Równowartość blisko 174 tys. zł stracili dwaj młodzi Litwini, oszukani w Suwałkach (Podlaskie) przy wymianie 45 tys. euro na lity. Zamiast pliku litewskich banknotów, od przygodnego sprzedawcy waluty otrzymali zwitek papieru. Policja szuka tego mężczyzny.
Jak poinformował w środę zespół prasowy podlaskiej policji, do transakcji doszło na parkingu przy jednym z suwalskim supermarketów. Dwaj młodzi Litwini skontaktowali się z osobą, do której mieli zaufanie, bo już wcześniej wymieniali u niej pieniądze po korzystnym kursie.

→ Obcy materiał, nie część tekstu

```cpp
int kpts_decode_forward(const float* const kpt[3], const Det* dets, const int32_t* det_counts, int N, const int Hl[3],
                        const int Wl[3], int nk, int max_det, ScaleParams sp, float* out, hipStream_t stream) {
  if (N == 0) return EIOKU_OK;
  EIOKU_REQUIRE(nk > 0 && nk % 3 == 0 && max_det > 0, "bad keypoint layout nk=%d max_det=%d", nk, max_det);
  EIOKU_REQUIRE(kpt[0] && kpt[1] && kpt[2] && dets && det_counts && out, "NULL argument");
  KptArgs a;
  for (int l = 0; l < 3; ++l) {
    a.map[l] = kpt[l];
    a.H[l] = Hl[l];
    a.W[l] = Wl[l];
  }
  a.dets = dets;
  a.counts = det_counts;
  a.nk = nk;
  a.max_det = max_det;
  a.sp = sp;
  a.out = out;
  a.total = (long long)N * max_det * (nk / 3);
  hipLaunchKernelGGL(k_kpts_decode, dim3(blocks_for(a.total)), dim3(256), 0, stream, a);
  EIOKU_LAUNCH_CHECK();
  return EIOKU_OK;
}

}
```

Before: 48140.

## Fuse detection tail: box decode into gather, pass-rate into NMS, direct output

Folds the DFL box decode into the box-gather MFMA kernel through an LDS patch, which removes the separate decode launch and the global round trip of box logits. Pass-rate recording moves into the NMS kernel, which writes to mapped host memory, so the record kernel launch goes away. All counters are consolidated into one buffer cleared by a single memset. With device memory, detections are written straight into the caller's output, skipping the device-to-device copies. This adds LDS use in the gather kernel and more coupled code paths.

```diff
diff --git a/eioku_amd/csrc/yolo.hip b/eioku_amd/csrc/yolo.hip
--- a/eioku_amd/csrc/yolo.hip
+++ b/eioku_amd/csrc/yolo.hip
@@ -54,6 +54,7 @@
   DevBuf<int32_t> lvl;
   DevBuf<int32_t> flat;
   int32_t* pass_host = nullptr;
+  int32_t* pass_dev = nullptr;
   hipEvent_t pass_event = nullptr;
   bool pass_pending = false;
   long long pass_seen[2] = {0, 0};
@@ -270,7 +271,7 @@
     if (y->nk > 0) EIOKU_TRY(grow_synced(y->head[6 + l], px * y->nk));
   }
   EIOKU_TRY(grow_synced(y->cands, A + (A + 3) / 4));
-  EIOKU_TRY(grow_synced(y->counts, (size_t)n * 2));
+  EIOKU_TRY(grow_synced(y->counts, (size_t)n * 5 + 8));
   EIOKU_TRY(grow_synced(y->lvl, A + (size_t)n * 3));
   EIOKU_TRY(grow_synced(y->flat, 10 * A + 16));
   y->cur_n = n;
@@ -676,6 +677,7 @@
       lbx.nchunks = cw.nchunks;
     }
   static const float deep_frac = (float)env_num("EIOKU_LAZY_DEEP_FRAC", 0.03);
+  static const bool tail_fuse = !env_off("EIOKU_TAIL_FUSE");
   bool deep = lazy && deep_frac > 0.f;
   int Hq[3], Wq[3], Aq = 0;
   for (int l = 0; l < 3; ++l) {
@@ -686,6 +688,7 @@
   if (deep) {
     if (!y->pass_host) {
       EIOKU_HIP_CHECK(hipHostMalloc((void**)&y->pass_host, 4 * sizeof(int32_t), hipHostMallocDefault));
+      EIOKU_HIP_CHECK(hipHostGetDevicePointer((void**)&y->pass_dev, y->pass_host, 0));
       EIOKU_HIP_CHECK(hipEventCreateWithFlags(&y->pass_event, hipEventDisableTiming));
       y->pass_host[0] = y->pass_host[1] = y->pass_host[2] = y->pass_host[3] = 0;
     }
@@ -697,7 +700,7 @@
     const long long passed = y->pass_seen[0], total = y->pass_seen[1];
     deep = total > 0 && (float)passed <= deep_frac * (float)total;
     int32_t* f = y->flat;
-    int32_t* fcnt = f + (size_t)10 * n * Aq;
+    int32_t* fcnt = tail_fuse ? y->counts + (size_t)5 * n : f + (size_t)10 * n * Aq;
     size_t off1 = 0, off0 = (size_t)n * Aq;
     for (int l = 0; l < 3 && deep; ++l) {
       const int i0 = y->deep_idx[l][0], i1 = y->deep_idx[l][1];
@@ -739,19 +742,31 @@
     Wl[l] = level_dim(p.out_w, 3 + l);
     A += Hl[l] * Wl[l];
   }
-  rc = grow_synced(y->dets, (size_t)n * max_det);
-  if (rc) return rc;
-  EIOKU_HIP_CHECK(hipMemsetAsync(y->counts, 0, (size_t)n * 2 * sizeof(int32_t), stream));
+  const bool direct = tail_fuse && mem == EIOKU_MEM_DEVICE;
+  Det* dets_dev = direct ? (Det*)dets_out : nullptr;
+  int32_t* det_counts = direct ? counts_out : y->counts + n;
+  if (!direct) {
+    rc = grow_synced(y->dets, (size_t)n * max_det);
+    if (rc) return rc;
+    dets_dev = y->dets;
+  }
+  const size_t nzero = tail_fuse && lazy ? (size_t)n * 5 + 6 : (size_t)n * 2;
+  EIOKU_HIP_CHECK(hipMemsetAsync(y->counts, 0, nzero * sizeof(int32_t), stream));
   const float* box[3] = {y->head[0], y->head[1], y->head[2]};
   const float* cls[3] = {y->head[3], y->head[4], y->head[5]};
   const unsigned long long* cmw[3] = {y->clsmax[0], y->clsmax[1], y->clsmax[2]};
+  bool pass_in_nms = false;
   if (lazy) {
-    int32_t* lvl_counts = y->lvl + (size_t)n * A;
-    EIOKU_HIP_CHECK(hipMemsetAsync(lvl_counts, 0, (size_t)n * 3 * sizeof(int32_t), stream));
-    if (lbx.deep) EIOKU_HIP_CHECK(hipMemsetAsync(lbx.fcnt, 0, 6 * sizeof(int32_t), stream));
+    int32_t* lvl_counts = tail_fuse ? y->counts + (size_t)2 * n : y->lvl + (size_t)n * A;
+    if (!tail_fuse) {
+      EIOKU_HIP_CHECK(hipMemsetAsync(lvl_counts, 0, (size_t)n * 3 * sizeof(int32_t), stream));
+      if (lbx.deep) EIOKU_HIP_CHECK(hipMemsetAsync(lbx.fcnt, 0, 6 * sizeof(int32_t), stream));
+    }
+    lbx.fuse_decode = tail_fuse;
     float* boxw[3] = {y->head[0], y->head[1], y->head[2]};
     rc = decode_lazy_forward(boxw, cmw, lbx, n, Hl, Wl, y->nc, conf, y->cands, y->counts, y->lvl, lvl_counts, A, stream);
-    if (rc == EIOKU_OK && y->pass_host) rc = record_pass_rate(y, n, A, stream);
+    pass_in_nms = tail_fuse && y->pass_host;
+    if (rc == EIOKU_OK && y->pass_host && !tail_fuse) rc = record_pass_rate(y, n, A, stream);
   } else {
     rc = decode_forward(box, cm ? nullptr : cls, n, Hl, Wl, y->nc, conf, y->cands, y->counts, A, stream, cm ? cmw : nullptr);
   }
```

Tym razem mieli przy sobie rekordową sumę 45 tys. euro, według obecnego kursu walut, blisko 174 tys. zł. Mężczyzna zaproponował im przelicznik dużo lepszy, niż w kantorze.
Otrzymane pieniądze przeliczyli - był to zwój litewskich banknotów zapakowany w foliową torebkę. Gdy handlarz walutą odjechał, ponownie przeliczyli lity i wtedy stwierdzili, że w torebce mają pocięty papier zawinięty w dwa 500-litowe banknoty. Po nabywcy euro ślad zaginął - jego telefon nie odpowiada.
Prowadząca śledztwo suwalska policja podejrzewa, że oszukanych w podobny sposób może być więcej. W tej sprawie można kontaktować się z komendą miejską policji w Suwałkach.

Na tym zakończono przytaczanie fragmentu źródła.